| SOURCE INFORMATION |
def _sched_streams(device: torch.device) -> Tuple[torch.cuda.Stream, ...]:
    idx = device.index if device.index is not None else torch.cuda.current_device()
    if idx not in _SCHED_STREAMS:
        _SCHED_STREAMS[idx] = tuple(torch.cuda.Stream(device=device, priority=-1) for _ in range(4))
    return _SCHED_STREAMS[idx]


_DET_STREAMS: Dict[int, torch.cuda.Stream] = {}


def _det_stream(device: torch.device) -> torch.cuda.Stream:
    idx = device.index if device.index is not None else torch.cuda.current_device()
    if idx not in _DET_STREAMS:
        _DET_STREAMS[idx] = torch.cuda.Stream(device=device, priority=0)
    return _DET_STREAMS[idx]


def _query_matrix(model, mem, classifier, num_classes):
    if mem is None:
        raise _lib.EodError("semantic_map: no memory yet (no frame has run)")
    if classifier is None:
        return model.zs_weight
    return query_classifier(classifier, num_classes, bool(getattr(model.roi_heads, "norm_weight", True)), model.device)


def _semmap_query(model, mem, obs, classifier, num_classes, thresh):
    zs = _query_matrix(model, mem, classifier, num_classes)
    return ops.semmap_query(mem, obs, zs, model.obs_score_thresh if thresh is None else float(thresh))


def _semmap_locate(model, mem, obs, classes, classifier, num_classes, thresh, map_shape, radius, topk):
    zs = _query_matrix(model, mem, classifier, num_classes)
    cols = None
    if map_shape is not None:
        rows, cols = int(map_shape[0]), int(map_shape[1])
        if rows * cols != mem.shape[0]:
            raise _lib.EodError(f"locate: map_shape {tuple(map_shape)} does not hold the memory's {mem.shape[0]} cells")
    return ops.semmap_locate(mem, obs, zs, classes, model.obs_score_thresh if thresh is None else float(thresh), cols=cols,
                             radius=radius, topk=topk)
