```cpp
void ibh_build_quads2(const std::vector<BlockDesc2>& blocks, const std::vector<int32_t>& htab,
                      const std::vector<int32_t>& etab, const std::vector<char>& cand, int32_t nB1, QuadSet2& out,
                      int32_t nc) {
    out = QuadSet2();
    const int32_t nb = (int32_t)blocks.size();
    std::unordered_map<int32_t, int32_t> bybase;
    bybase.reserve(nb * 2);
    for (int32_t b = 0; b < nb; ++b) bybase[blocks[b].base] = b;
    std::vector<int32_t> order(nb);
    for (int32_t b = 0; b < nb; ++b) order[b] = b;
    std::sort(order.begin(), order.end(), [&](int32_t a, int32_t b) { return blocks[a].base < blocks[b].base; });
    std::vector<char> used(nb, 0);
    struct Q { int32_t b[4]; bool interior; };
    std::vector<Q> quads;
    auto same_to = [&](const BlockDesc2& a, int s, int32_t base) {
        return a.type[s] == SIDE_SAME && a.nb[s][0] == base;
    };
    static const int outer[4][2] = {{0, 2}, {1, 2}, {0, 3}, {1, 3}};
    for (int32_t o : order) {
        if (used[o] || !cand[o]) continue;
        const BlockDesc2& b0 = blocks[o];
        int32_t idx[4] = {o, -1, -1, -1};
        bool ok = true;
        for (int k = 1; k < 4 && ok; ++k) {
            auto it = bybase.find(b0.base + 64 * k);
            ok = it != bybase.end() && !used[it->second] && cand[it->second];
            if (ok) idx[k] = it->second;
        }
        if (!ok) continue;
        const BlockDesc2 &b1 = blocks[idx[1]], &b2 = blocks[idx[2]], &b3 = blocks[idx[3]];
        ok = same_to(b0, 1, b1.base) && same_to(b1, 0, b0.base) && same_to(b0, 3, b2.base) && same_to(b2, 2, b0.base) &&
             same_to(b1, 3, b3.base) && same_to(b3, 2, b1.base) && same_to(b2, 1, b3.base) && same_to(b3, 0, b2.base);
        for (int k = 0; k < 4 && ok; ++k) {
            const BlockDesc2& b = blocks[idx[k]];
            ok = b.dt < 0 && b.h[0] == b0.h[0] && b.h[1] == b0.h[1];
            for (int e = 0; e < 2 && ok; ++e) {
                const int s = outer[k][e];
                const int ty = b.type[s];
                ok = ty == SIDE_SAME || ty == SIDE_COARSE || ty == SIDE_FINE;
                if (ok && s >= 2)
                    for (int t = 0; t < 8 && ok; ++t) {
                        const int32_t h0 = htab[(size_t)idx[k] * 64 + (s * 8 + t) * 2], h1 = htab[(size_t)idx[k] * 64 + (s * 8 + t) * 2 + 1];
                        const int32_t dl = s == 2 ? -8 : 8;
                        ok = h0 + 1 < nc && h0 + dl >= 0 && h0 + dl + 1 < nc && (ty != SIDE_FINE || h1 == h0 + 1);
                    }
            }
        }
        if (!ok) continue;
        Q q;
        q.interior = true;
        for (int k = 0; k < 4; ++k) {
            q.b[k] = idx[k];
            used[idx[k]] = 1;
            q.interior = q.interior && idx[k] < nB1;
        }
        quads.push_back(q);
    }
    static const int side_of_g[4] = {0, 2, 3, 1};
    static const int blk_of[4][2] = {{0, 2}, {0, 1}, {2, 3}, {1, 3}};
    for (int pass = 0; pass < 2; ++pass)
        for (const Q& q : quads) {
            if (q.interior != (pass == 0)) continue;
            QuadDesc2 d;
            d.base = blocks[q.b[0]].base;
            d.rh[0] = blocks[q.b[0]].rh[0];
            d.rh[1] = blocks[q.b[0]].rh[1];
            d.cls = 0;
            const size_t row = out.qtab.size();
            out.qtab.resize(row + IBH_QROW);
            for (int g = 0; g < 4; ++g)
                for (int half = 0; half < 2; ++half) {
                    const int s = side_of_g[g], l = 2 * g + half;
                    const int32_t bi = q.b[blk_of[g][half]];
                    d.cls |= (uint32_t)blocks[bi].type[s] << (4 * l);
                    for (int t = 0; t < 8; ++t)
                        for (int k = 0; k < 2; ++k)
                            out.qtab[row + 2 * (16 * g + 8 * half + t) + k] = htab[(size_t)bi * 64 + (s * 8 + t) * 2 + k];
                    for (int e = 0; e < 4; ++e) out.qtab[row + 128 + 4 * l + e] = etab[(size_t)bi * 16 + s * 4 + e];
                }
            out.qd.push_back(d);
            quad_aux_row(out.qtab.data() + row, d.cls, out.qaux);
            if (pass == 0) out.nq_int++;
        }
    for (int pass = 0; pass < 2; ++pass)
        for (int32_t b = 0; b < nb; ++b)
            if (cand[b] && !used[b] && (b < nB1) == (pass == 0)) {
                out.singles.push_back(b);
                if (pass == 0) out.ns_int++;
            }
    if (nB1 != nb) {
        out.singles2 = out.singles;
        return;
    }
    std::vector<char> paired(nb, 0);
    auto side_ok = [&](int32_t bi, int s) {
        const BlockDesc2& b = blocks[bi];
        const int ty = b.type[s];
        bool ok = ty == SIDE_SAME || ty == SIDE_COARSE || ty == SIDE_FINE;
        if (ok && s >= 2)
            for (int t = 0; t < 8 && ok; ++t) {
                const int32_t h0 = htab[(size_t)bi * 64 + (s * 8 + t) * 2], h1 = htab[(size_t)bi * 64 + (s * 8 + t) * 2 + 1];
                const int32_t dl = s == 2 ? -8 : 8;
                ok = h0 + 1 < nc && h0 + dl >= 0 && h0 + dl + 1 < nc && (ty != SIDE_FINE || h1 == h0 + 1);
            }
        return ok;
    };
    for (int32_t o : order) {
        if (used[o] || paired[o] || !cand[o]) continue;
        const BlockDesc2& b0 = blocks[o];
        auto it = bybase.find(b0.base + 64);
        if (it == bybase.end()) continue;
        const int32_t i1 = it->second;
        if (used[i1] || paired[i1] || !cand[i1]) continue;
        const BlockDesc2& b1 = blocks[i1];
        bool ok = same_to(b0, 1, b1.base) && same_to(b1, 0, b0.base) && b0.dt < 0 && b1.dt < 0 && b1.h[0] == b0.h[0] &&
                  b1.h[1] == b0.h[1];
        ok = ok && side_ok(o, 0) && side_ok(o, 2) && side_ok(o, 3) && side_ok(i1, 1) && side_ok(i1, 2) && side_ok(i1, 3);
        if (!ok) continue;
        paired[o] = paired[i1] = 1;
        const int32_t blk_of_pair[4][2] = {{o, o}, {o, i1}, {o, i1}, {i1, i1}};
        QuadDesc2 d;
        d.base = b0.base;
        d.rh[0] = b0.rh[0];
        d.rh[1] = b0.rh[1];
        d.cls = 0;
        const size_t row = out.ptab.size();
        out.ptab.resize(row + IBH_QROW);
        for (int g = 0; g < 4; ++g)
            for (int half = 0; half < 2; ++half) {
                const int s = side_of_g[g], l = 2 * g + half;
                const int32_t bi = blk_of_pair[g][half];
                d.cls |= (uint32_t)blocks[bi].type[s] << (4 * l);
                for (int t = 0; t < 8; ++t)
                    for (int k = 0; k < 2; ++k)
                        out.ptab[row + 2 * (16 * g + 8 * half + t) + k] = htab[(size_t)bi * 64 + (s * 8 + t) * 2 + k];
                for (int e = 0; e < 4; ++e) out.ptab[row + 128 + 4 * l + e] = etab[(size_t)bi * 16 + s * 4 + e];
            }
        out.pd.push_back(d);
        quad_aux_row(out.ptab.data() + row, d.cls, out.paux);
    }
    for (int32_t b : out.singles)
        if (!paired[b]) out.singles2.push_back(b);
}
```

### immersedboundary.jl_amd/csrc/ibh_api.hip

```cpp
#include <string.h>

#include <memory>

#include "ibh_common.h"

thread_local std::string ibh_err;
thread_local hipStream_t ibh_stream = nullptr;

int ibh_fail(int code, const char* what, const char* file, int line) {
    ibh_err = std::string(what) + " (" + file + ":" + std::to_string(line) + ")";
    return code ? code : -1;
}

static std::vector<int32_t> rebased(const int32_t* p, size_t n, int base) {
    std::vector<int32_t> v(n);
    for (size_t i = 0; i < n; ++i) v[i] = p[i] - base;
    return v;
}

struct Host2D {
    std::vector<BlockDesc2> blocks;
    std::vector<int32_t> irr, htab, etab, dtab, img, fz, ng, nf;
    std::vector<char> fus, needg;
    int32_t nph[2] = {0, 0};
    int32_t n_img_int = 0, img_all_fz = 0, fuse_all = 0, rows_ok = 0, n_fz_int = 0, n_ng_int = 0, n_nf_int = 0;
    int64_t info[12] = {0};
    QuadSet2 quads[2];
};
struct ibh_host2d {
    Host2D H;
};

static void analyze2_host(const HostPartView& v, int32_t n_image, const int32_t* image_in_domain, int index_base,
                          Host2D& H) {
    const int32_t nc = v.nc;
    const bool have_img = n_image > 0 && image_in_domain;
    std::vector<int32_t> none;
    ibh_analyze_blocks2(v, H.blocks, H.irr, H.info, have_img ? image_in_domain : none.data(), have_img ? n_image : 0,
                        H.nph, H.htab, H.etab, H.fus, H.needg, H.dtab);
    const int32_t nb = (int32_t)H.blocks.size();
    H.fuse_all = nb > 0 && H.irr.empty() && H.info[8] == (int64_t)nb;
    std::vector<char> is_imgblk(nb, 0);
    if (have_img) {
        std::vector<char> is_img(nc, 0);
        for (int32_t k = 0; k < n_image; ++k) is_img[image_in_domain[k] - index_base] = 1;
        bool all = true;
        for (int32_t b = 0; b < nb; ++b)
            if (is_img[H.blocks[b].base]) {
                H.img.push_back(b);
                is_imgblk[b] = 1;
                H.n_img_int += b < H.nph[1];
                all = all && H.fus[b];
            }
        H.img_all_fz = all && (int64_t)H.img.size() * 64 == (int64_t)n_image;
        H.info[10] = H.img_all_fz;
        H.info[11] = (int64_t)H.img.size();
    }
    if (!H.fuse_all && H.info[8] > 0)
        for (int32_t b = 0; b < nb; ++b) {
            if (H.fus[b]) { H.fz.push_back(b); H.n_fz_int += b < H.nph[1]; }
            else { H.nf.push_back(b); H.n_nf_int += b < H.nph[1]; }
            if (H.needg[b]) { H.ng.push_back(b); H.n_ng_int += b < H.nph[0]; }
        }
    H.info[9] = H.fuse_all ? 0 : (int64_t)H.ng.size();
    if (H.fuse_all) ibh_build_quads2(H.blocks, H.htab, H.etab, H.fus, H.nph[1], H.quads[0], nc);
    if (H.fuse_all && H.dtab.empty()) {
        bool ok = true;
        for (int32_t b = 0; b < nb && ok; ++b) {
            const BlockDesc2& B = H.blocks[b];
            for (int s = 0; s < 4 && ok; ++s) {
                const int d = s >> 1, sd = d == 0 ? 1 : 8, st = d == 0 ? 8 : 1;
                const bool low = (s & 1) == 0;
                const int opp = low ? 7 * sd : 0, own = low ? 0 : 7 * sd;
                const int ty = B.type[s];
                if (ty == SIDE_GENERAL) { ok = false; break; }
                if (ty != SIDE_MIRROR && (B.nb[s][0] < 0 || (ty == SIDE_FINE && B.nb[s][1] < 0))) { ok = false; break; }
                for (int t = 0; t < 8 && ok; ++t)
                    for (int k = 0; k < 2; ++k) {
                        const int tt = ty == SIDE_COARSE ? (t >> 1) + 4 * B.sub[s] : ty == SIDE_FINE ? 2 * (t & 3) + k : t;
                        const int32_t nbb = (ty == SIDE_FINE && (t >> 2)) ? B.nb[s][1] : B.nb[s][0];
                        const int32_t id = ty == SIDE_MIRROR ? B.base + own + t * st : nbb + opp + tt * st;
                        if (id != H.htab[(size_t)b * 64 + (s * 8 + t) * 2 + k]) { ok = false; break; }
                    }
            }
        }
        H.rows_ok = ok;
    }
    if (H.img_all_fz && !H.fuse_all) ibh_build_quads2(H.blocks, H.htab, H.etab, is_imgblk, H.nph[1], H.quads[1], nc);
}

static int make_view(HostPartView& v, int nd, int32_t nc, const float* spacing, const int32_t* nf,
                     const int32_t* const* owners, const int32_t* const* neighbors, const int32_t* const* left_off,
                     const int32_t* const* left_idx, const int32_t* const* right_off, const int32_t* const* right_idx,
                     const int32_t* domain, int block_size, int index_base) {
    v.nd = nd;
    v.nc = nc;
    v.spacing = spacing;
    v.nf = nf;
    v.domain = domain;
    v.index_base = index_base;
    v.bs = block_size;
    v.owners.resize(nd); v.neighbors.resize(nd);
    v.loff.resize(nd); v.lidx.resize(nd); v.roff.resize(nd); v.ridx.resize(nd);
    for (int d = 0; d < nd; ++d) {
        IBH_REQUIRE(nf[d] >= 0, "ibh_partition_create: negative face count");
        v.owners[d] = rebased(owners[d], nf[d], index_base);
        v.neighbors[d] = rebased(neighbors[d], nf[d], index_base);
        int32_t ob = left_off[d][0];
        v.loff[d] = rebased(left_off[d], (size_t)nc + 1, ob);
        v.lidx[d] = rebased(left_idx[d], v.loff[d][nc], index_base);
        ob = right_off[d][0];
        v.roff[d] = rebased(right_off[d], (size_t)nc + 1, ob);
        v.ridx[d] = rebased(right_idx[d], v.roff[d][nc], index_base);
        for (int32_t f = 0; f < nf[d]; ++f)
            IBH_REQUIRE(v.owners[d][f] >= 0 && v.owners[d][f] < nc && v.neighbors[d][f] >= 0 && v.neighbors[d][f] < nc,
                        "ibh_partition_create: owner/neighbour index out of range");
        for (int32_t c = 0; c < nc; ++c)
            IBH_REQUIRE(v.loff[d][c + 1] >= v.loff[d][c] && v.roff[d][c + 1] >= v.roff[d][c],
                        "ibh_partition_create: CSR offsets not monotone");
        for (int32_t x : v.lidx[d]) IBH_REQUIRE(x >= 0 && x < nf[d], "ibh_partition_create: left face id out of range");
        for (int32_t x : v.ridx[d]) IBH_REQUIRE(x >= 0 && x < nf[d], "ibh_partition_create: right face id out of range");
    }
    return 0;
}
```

| REQUIRED WORK |
Your answer must be the lines from the first line of the records through the line containing "return ops.semmap_query(mem, obs, zs, model.obs_score_thresh", copied exactly.

| EXPECTED OUTPUT |
def _sched_streams(device: torch.device) -> Tuple[torch.cuda.Stream, ...]:
    idx = device.index if device.index is not None else torch.cuda.current_device()
    if idx not in _SCHED_STREAMS:
        _SCHED_STREAMS[idx] = tuple(torch.cuda.Stream(device=device, priority=-1) for _ in range(4))
    return _SCHED_STREAMS[idx]


_DET_STREAMS: Dict[int, torch.cuda.Stream] = {}


def _det_stream(device: torch.device) -> torch.cuda.Stream:
    idx = device.index if device.index is not None else torch.cuda.current_device()
    if idx not in _DET_STREAMS:
        _DET_STREAMS[idx] = torch.cuda.Stream(device=device, priority=0)
    return _DET_STREAMS[idx]


def _query_matrix(model, mem, classifier, num_classes):
    if mem is None:
        raise _lib.EodError("semantic_map: no memory yet (no frame has run)")
    if classifier is None:
        return model.zs_weight
    return query_classifier(classifier, num_classes, bool(getattr(model.roi_heads, "norm_weight", True)), model.device)


def _semmap_query(model, mem, obs, classifier, num_classes, thresh):
    zs = _query_matrix(model, mem, classifier, num_classes)
    return ops.semmap_query(mem, obs, zs, model.obs_score_thresh if thresh is None else float(thresh))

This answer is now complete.